### Description of the task
Print the first line of the material below and each line after it, exactly as written, ending with the line that contains "int next = 0;".

### Provided data

struct Emitter {
    EmitSet set[2];
    HostPool pool;
    std::thread th;
    std::mutex mu;
    std::condition_variable cv;
    std::deque<int> q;
    bool stop = false, started = false;
    int sink_err = 0;
    u32 d = 1;
    double emin = 0, emax = 0;
    dsm_tuple_sink sink = nullptr;
    void* ctx = nullptr;
    std::vector<u32> zero_ids;
    dsm_text_sink text_sink = nullptr;
    TextEmit* te = nullptr;
    std::string text_err;
    u64 tuples = 0, pairs = 0;
    double ms = 0;
    int next = 0;

    int text_job(EmitSet& E, u32 t0, u32 t1, u64* n_tuples, u64* n_pairs, double* ms_) {
        struct timespec a, b;
        clock_gettime(CLOCK_MONOTONIC, &a);
        if (!te) te = text_emit_create(E.device);
        if (!te) return 1;
        const char* text = nullptr;
        size_t len = 0;
        const u32* ids = d == 1 ? nullptr : (const u32*)E.dev[2].p;
        int rc = text_emit_chunk(te, t0, t1, (const u32*)E.dev[0].p, (const u32*)E.dev[1].p, ids, (const u64*)E.dev[3].p, (const char*)E.dev[4].p, d,
                                 emin, emax, &text, &len, n_tuples, n_pairs);
        clock_gettime(CLOCK_MONOTONIC, &b);
        *ms_ += (b.tv_sec - a.tv_sec) * 1e3 + (b.tv_nsec - a.tv_nsec) * 1e-6;
        if (rc) { text_err = dsm_last_error(); return 2; }
        if (len && text_sink(ctx, text, len)) return 1;
        return 0;
    }

    void loop() {
        for (;;) {
            int k;
            {
                std::unique_lock<std::mutex> lk(mu);
                cv.wait(lk, [&] { return stop || !q.empty(); });
                if (q.empty()) return;
                k = q.front();
                q.pop_front();
            }
            u64 t = 0, pq = 0;
            double m = 0;
            (void)hipSetDevice(set[k].device);
            int rc = 0;
            for (int c = 0; c < set[k].nchunk && !rc; ++c) {
                rc = set[k].cready[c] && hipEventSynchronize(set[k].cready[c]) != hipSuccess ? 1 : 0;
                timeline("  emitter: chunk landed");
                if (!rc && set[k].cb[c + 1] > set[k].cb[c]) {
                    if (text_sink) rc = text_job(set[k], set[k].cb[c], set[k].cb[c + 1], &t, &pq, &m);
                    else rc = emit_job(pool, set[k], c, d, emin, emax, sink, ctx, zero_ids, &t, &pq, &m);
                }
                timeline("  emitter: chunk through the sink");
            }
            {
                std::lock_guard<std::mutex> lk(mu);
                tuples += t; pairs += pq; ms += m;
                if (rc) sink_err = rc;
                set[k].busy = false;
            }
            cv.notify_all();
        }
    }
    EmitSet& acquire() {
        std::unique_lock<std::mutex> lk(mu);
        int k = next;
        cv.wait(lk, [&] { return !set[k].busy; });
        return set[k];
    }
    void submit() {
        {
            std::lock_guard<std::mutex> lk(mu);
            if (!started) { started = true; th = std::thread([this] { loop(); }); }
            set[next].busy = true;
// ... 107 lines not shown
    hipEvent_t ev0 = nullptr, ev1 = nullptr;
    std::vector<hipEvent_t> evpool;
    dsm_stats stats;
    u32 splits = 0;
    Emitter emitter;
    dsm_text_sink text_sink_ = nullptr;

    ~Engine() {
        for (void* p : owned) (void)hipFree(p);
        if (h_totals) (void)hipHostFree(h_totals);
        if (h_bounds) (void)hipHostFree(h_bounds);
        if (h_childmax) (void)hipHostFree(h_childmax);
        if (ev0) (void)hipEventDestroy(ev0);
        if (ev1) (void)hipEventDestroy(ev1);
        {
            std::lock_guard<std::mutex> lk(g_expand_chain.mu);
            for (auto& kv : g_expand_chain.dev)
                if (kv.second.owner == this) kv.second = ExpandChain::Link();
        }
        for (hipEvent_t e : evpool) (void)hipEventDestroy(e);
        if (copy_stream) (void)hipStreamDestroy(copy_stream);
        if (fill_done) (void)hipEventDestroy(fill_done);
        for (auto e : chunk_filled) if (e) (void)hipEventDestroy(e);
    }

    template <class T> int dalloc(T*& p, size_t n) {
        void* q = nullptr;
        hipError_t e = hipMalloc(&q, (n ? n : 1) * sizeof(T));
        if (e != hipSuccess) return fail(DSM_E_NOMEM, std::string("hipMalloc: ") + hipGetErrorString(e));
        owned.push_back(q);
        owned_bytes += ((n ? n : 1) * sizeof(T) + 4095) & ~(size_t)4095;
        p = (T*)q;
        return 0;
    }

    int init(dsm_index* const* ix, int n, const dsm_params& p, bool stream) {
        device = ix[0]->device;
        u64 nsum = 0, nmax = 0;
        for (int k = 0; k < n; ++k) {
            if (ix[k]->device != device) return fail(DSM_E_INVAL, "all local indexes must live on one device");
            idx.push_back(ix[k]);
            nsum += ix[k]->meta.n;
            nmax = ix[k]->meta.n > nmax ? ix[k]->meta.n : nmax;
        }
        return init_common(n, p, stream, nsum, nmax);
    }
// ... 342 lines not shown
            if (owner_mode) { if (int rc = owner_precheck(w)) return rc; }
            Sweep s;
            LevelHost child;
            if (int rc = advance(w, s)) return rc;
            if (int rc = publish(w, s)) return rc;
            if (int rc = commit(w, s, child)) return rc;
            if (int rc = capture_level(w, s.Fn, child.slot, child.pw)) return rc;
            if (s.filtered) {
                int erc = emit_store(w.L[w.depth], w.F, w.depth, s.x, w.cur(), w.order_mode, s.crec_cap);
                if (erc == DSM_E_CAPACITY && multi) { w.emit_failed = true; w.emitting = false; }
                else if (erc) return erc;
            }
            DSM_HIP(hipGetLastError());
            if (pend.submit && (w.F >= 200000u || w.depth >= 24)) { if (int rc = flush_pending()) return rc; }
            count_level(w);
            if (!s.Fn) break;
            w.L.push_back(child);
            step(w, s.Fn, s.w16, s.w9);
            if (w.L.size() > 60000) return fail(DSM_E_CAPACITY, "trie deeper than 60000 levels");
        }
        timeline("levels done", w.prefix.c_str());
        if (int rc = flush_pending()) return rc;
        if (int rc = finish_prefix(w, tsink, bsink, ctx)) return rc;
        return read_back(w);
    }

    int root_level(Walk& w) {
        const char* bases = "ACGT";
        for (int s = 0; s < nlocal && trie_mode; ++s) {
            const u32 zero = 0;
            DSM_HIP(hipMemcpyAsync(rp[0][s], &zero, sizeof(u32), hipMemcpyHostToDevice, st));
            stats.reported += tries[s]->nodes;
        }
        for (int s = 0; s < nlocal && !trie_mode; ++s) {
            const IndexMeta& m = idx[s]->meta;
            P h[REC_FIELDS];
            for (int f = 0; f < REC_FIELDS; ++f) h[f] = 0;
            h[0] = 0;
            h[1] = (P)(m.n - 1);
            u8 hmask = 0;
            int slot = 0;
            for (int a = 0; a < 4; ++a) {
                u64 lo = m.C[(int)bases[a]], cnt = m.codes[(int)bases[a]].count;
                if (cnt) { h[2 + 2 * slot] = (P)lo; h[3 + 2 * slot] = (P)(lo + cnt - 1); ++slot; hmask |= (u8)(1u << a); }
            }
            for (int f = 0; f < REC_FIELDS; ++f)
// ... 552 lines not shown
            EARENA_GET(me.ids, u32, me.npairs);
            EARENA_GET(me.freqs, u64, me.npairs);
            me.ncand = nc;
            hipLaunchKernelGGL((cand_store_kernel<P>), grid_npt(F), dim3(256), 0, st, fa, xp, nT[cur], order[cur], order16[cur], me.cand_bits, cand_wscan,
                               me.cand_node, me.cand_poff, me.ids, me.freqs);
        }
        stats.candidates += me.ncand;
        return 0;
    }

    int finish_mine(std::vector<LevelHost>& L, u32 nlev, dsm_tuple_sink sink, void* ctx, bool* ready) {
        u64 ncand_total = 0;
        for (u32 l = 1; l < nlev; ++l) ncand_total += L[l].ncand;
        if (ncand_total == 0) return 0;
        if (ncand_total > 0xFFFFFFF0ull) return fail(DSM_E_CAPACITY, "more than 2^32 candidate tuples in one prefix: use a longer prefix");
        const u32 nt = (u32)ncand_total;
        for (u32 l = nlev; l-- > 1;) {
            EARENA_GET(L[l].sub, u32, L[l].n);
            const u32* child_sub = l + 1 < nlev ? L[l + 1].sub : nullptr;
            hipLaunchKernelGGL((up_bits_kernel<u32>), grid_npt(L[l].n), dim3(256), 0, st, L[l].n, L[l].cand_bits, L[l].kids(), child_sub, L[l].sub);
        }
        const bool text_mode = text_sink_ != nullptr;
        const bool one_pair = d == 1 && !text_mode;
        u32* npair = nullptr;
        if (!one_pair) EARENA_GET(npair, u32, nt);
        u32 maxn = 1;
        for (u32 l = 0; l < nlev; ++l) maxn = L[l].n > maxn ? L[l].n : maxn;
        u32* startbuf[2];
        EARENA_GET(startbuf[0], u32, maxn);
        EARENA_GET(startbuf[1], u32, maxn);
        RankSlot* slot;
        EARENA_GET(slot, RankSlot, nt);
        DSM_HIP(hipMemsetAsync(startbuf[0], 0, sizeof(u32), st));
        for (u32 l = 0; l + 1 < nlev; ++l) {
            u32* s_cur = startbuf[l & 1];
            u32* s_next = startbuf[(l + 1) & 1];
            hipLaunchKernelGGL((down_kernel<u32>), grid_npt(L[l].n), dim3(256), 0, st, L[l].n, s_cur, 0u, L[l].kids(), L[l + 1].sub, s_next);
            if (L[l + 1].ncand)
                hipLaunchKernelGGL(cand_rank_kernel, grid_for(L[l + 1].ncand), dim3(256), 0, st, L[l + 1].ncand, L[l + 1].cand_node, L[l + 1].cand_poff,
                                   L[l + 1].npairs, s_next, L[l + 1].sub, l + 1, slot, npair, L[l + 1].crec);
        }
        std::vector<LevelDev> lv(nlev);
        u64 path_bytes = 0, npairs = 0;
        for (u32 l = 0; l < nlev; ++l) {
            lv[l].pw = L[l].pw; lv[l].cand_node = L[l].cand_node; lv[l].cand_poff = L[l].cand_poff; lv[l].crec = L[l].crec;
            lv[l].ids = L[l].ids; lv[l].freqs = L[l].freqs;
// ... 9 lines not shown
        if (!copy_stream) DSM_HIP(hipStreamCreateWithFlags(&copy_stream, hipStreamNonBlocking));
        if (int rc = E.dev[0].ensure(((size_t)nt + 1) * 4)) return rc;
        if (!one_pair) { if (int rc = E.dev[1].ensure(((size_t)nt + 1) * 4)) return rc; }
        u32* path_off = (u32*)E.dev[0].p;
        u32* pair_off = one_pair ? nullptr : (u32*)E.dev[1].p;
        u32* stmp;
        EARENA_GET(stmp, u32, scan_tmp_elems(nt) + 8);
        exclusive_scan<RankSlot, u32>(slot, path_off, nt, stmp, d_totals, st);
        if (!one_pair) exclusive_scan<u32, u32>(npair, pair_off, nt, stmp, d_totals + 1, st);
        DSM_HIP(hipMemcpyAsync(path_off + nt, d_totals, sizeof(u32), hipMemcpyDeviceToDevice, st));
        if (!one_pair) DSM_HIP(hipMemcpyAsync(pair_off + nt, d_totals + 1, sizeof(u32), hipMemcpyDeviceToDevice, st));
        static const u64 chunk_unit = [] {
            const char* e = getenv("DSM_EMIT_CHUNK_TUPLES");
            const long long n = e ? atoll(e) : 0;
            return n > 0 ? (u64)n : (u64)(1u << 20);
        }();
        ChunkBounds cbs;
        cbs.n = nt >= 4 * chunk_unit ? 4 : (nt >= 2 * chunk_unit ? 2 : 1);
        for (int c = 0; c <= cbs.n; ++c) cbs.tb[c] = (u32)((u64)nt * c / cbs.n);
        u32* d_bounds;
        EARENA_GET(d_bounds, u32, 2 * (EmitSet::MAX_CHUNKS + 1));
        hipLaunchKernelGGL(chunk_bounds_kernel, dim3(1), dim3(64), 0, st, cbs, path_off, pair_off, d_bounds);
        DSM_HIP(hipMemcpyAsync(h_bounds, d_bounds, 2 * (cbs.n + 1) * sizeof(u32), hipMemcpyDeviceToHost, st));
        const bool no_ids = d == 1;
        if (!no_ids) { if (int rc = E.dev[2].ensure((size_t)npairs * 4)) return rc; }
        if (int rc = E.dev[3].ensure((size_t)npairs * 8)) return rc;
        if (int rc = E.dev[4].ensure((size_t)path_bytes)) return rc;
        u32* d_ids = no_ids ? nullptr : (u32*)E.dev[2].p;
        u64* d_freqs = (u64*)E.dev[3].p;
        char* d_paths = (char*)E.dev[4].p;
        emitter.text_sink = text_sink_;
        FillVerdict fv;
        memset(&fv, 0, sizeof fv);
        if (!text_mode) {
            const size_t nrel = (size_t)nt + EmitSet::MAX_CHUNKS + 1;
            if (int rc = E.pin[0].ensure(nrel * 4)) return rc;
            if (int rc = E.pin[1].ensure(nrel * 4)) return rc;
            if (!no_ids) { if (int rc = E.pin[2].ensure((size_t)npairs * 4)) return rc; }
            if (int rc = E.pin[3].ensure((size_t)npairs * 8)) return rc;
            if (int rc = E.pin[4].ensure((size_t)path_bytes)) return rc;
            if (int rc = E.pin[5].ensure((size_t)nt * 8)) return rc;
            if (int rc = E.pin[6].ensure((size_t)nt)) return rc;
            if (int rc = E.pin[9].ensure(2 * EmitSet::MAX_CHUNKS * sizeof(u32))) return rc;
            if (int rc = E.dev[5].ensure((size_t)nt * 8)) return rc;
            if (int rc = E.dev[6].ensure((size_t)nt)) return rc;
            if (int rc = E.dev[7].ensure(nrel * 4)) return rc;
            if (int rc = E.dev[8].ensure(nrel * 4)) return rc;
            if (int rc = E.dev[9].ensure(2 * EmitSet::MAX_CHUNKS * sizeof(u32))) return rc;
            if (!d_terms) {
                if (int rc = dalloc(d_terms, (size_t)TERM_TAB)) return rc;
                if (int rc = dalloc(d_logn, (size_t)LOGN_TAB)) return rc;
                DSM_HIP(hipMemcpyAsync(d_terms, term_table(), (size_t)TERM_TAB * 8, hipMemcpyHostToDevice, st));
                DSM_HIP(hipMemcpyAsync(d_logn, logn_table(), (size_t)LOGN_TAB * 8, hipMemcpyHostToDevice, st));
            }
            DSM_HIP(hipMemsetAsync(E.dev[9].p, 0, 2 * EmitSet::MAX_CHUNKS * sizeof(u32), st));
            fv.ent = (double*)E.dev[5].p; fv.keep = (u8*)E.dev[6].p; fv.rel_path = (u32*)E.dev[7].p; fv.rel_pair = (u32*)E.dev[8].p;
            fv.terms = d_terms; fv.logn = d_logn; fv.d = d; fv.emin = prm.emin; fv.emax = prm.emax; fv.bounds = d_bounds;
        }
        E.nchunk = cbs.n;
        if (!copy_stream) DSM_HIP(hipStreamCreateWithFlags(&copy_stream, hipStreamNonBlocking));
        for (int c = 0; c < cbs.n; ++c) {
            const u32 t0 = cbs.tb[c], t1 = cbs.tb[c + 1];
            fv.chunk = (u32)c;
            fv.counts = text_mode ? nullptr : (u32*)E.dev[9].p + 2 * c;
            if (t1 > t0)
                hipLaunchKernelGGL(tuple_fill_kernel, grid_for(t1 - t0), dim3(256), 0, st, nlev, d_lv, path_off, pair_off, slot, d_paths, d_ids, d_freqs, t0, t1, fv);
            DSM_HIP(hipGetLastError());
            E.cb[c] = t0; E.cb[c + 1] = t1;
            if (!E.cready[c]) DSM_HIP(hipEventCreateWithFlags(&E.cready[c], hipEventDisableTiming));
            if (!chunk_filled[c]) DSM_HIP(hipEventCreateWithFlags(&chunk_filled[c], hipEventDisableTiming));
            DSM_HIP(hipEventRecord(chunk_filled[c], st));
        }
        pend.E = &E; pend.nchunk = cbs.n; pend.text = text_mode; pend.ids = !no_ids;
        E.nt = nt;
        emitter.d = d; emitter.emin = prm.emin; emitter.emax = prm.emax; emitter.sink = sink; emitter.ctx = ctx;
        *ready = true;
        return 0;
    }
    struct PendingEmit {
        EmitSet* E = nullptr;
        int nchunk = 0;
        bool text = false, submit = false, ids = true;
    } pend;
    int flush_pending() {
        if (!pend.E || !pend.submit) return 0;
        EmitSet& E = *pend.E;
        pend.E = nullptr;
        pend.submit = false;
        DSM_HIP(hipSetDevice(device));
        const u32* d_ids = (const u32*)E.dev[2].p;
        const u64* d_freqs = (const u64*)E.dev[3].p;
        const char* d_paths = (const char*)E.dev[4].p;
        for (int c = 0; c < pend.nchunk; ++c) {
            const u32 t0 = E.cb[c], t1 = E.cb[c + 1];
            if (pend.text) {
                DSM_HIP(hipStreamWaitEvent(copy_stream, chunk_filled[c], 0));
                DSM_HIP(hipEventRecord(E.cready[c], copy_stream));
                continue;
            }
            DSM_HIP(hipStreamWaitEvent(copy_stream, chunk_filled[c], 0));
            const u64 pb0 = h_bounds[2 * c], qb0 = h_bounds[2 * c + 1], pb1 = h_bounds[2 * (c + 1)], qb1 = h_bounds[2 * (c + 1) + 1];
            DSM_HIP(hipMemcpyAsync((u32*)E.pin[0].p + t0 + c, (const u32*)E.dev[7].p + t0 + c, ((size_t)(t1 - t0) + 1) * 4, hipMemcpyDeviceToHost, copy_stream));
            DSM_HIP(hipMemcpyAsync((u32*)E.pin[1].p + t0 + c, (const u32*)E.dev[8].p + t0 + c, ((size_t)(t1 - t0) + 1) * 4, hipMemcpyDeviceToHost, copy_stream));
            if (t1 > t0) {
                DSM_HIP(hipMemcpyAsync((double*)E.pin[5].p + t0, (const double*)E.dev[5].p + t0, (size_t)(t1 - t0) * 8, hipMemcpyDeviceToHost, copy_stream));
                DSM_HIP(hipMemcpyAsync((u8*)E.pin[6].p + t0, (const u8*)E.dev[6].p + t0, (size_t)(t1 - t0), hipMemcpyDeviceToHost, copy_stream));
            }
            DSM_HIP(hipMemcpyAsync((u32*)E.pin[9].p + 2 * c, (const u32*)E.dev[9].p + 2 * c, 2 * sizeof(u32), hipMemcpyDeviceToHost, copy_stream));
            E.pb[c] = pb0; E.qb[c] = qb0;
            if (qb1 > qb0) {
                if (pend.ids) DSM_HIP(hipMemcpyAsync((u32*)E.pin[2].p + qb0, d_ids + qb0, (qb1 - qb0) * 4, hipMemcpyDeviceToHost, copy_stream));
                DSM_HIP(hipMemcpyAsync((u64*)E.pin[3].p + qb0, d_freqs + qb0, (qb1 - qb0) * 8, hipMemcpyDeviceToHost, copy_stream));
            }
            if (pb1 > pb0) DSM_HIP(hipMemcpyAsync((char*)E.pin[4].p + pb0, d_paths + pb0, pb1 - pb0, hipMemcpyDeviceToHost, copy_stream));
            DSM_HIP(hipEventRecord(E.cready[c], copy_stream));
        }
        DSM_HIP(hipEventRecord(E.ready, copy_stream));
        emitter.submit();
        return 0;
    }
    hipStream_t copy_stream = nullptr;
    double* d_terms = nullptr;
    double* d_logn = nullptr;
    hipEvent_t fill_done = nullptr;
    hipEvent_t chunk_filled[EmitSet::MAX_CHUNKS] = {nullptr};

    int finish_emits() {
        timeline("finish_emits");
        if (int rc = flush_pending()) return rc;
        timeline("last set submitted");
        emitter.drain();
        timeline("emitter drained");
        std::lock_guard<std::mutex> lk(emitter.mu);
        stats.tuples += emitter.tuples; stats.pairs += emitter.pairs; stats.host_ms += emitter.ms;
        emitter.tuples = emitter.pairs = 0;
        emitter.ms = 0;
        if (emitter.sink_err) {
            const int e = emitter.sink_err;
            emitter.sink_err = 0;
            if (e == 2) return fail(DSM_E_HIP, "text emitter: " + emitter.text_err);
            return fail(DSM_E_SINK, "tuple sink failed");
        }
        return 0;
    }

    int finish_stream(std::vector<LevelHost>& L, u32 nlev, dsm_byte_sink sink, void* ctx) {
        if (nlev < 2) {
            sout.submit(0, 0, stream_tag, 0, 0, stream_last);
// ... 117 lines not shown
}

### Task response
struct Emitter {
    EmitSet set[2];
    HostPool pool;
    std::thread th;
    std::mutex mu;
    std::condition_variable cv;
    std::deque<int> q;
    bool stop = false, started = false;
    int sink_err = 0;
    u32 d = 1;
    double emin = 0, emax = 0;
    dsm_tuple_sink sink = nullptr;
    void* ctx = nullptr;
    std::vector<u32> zero_ids;
    dsm_text_sink text_sink = nullptr;
    TextEmit* te = nullptr;
    std::string text_err;
    u64 tuples = 0, pairs = 0;
    double ms = 0;
    int next = 0;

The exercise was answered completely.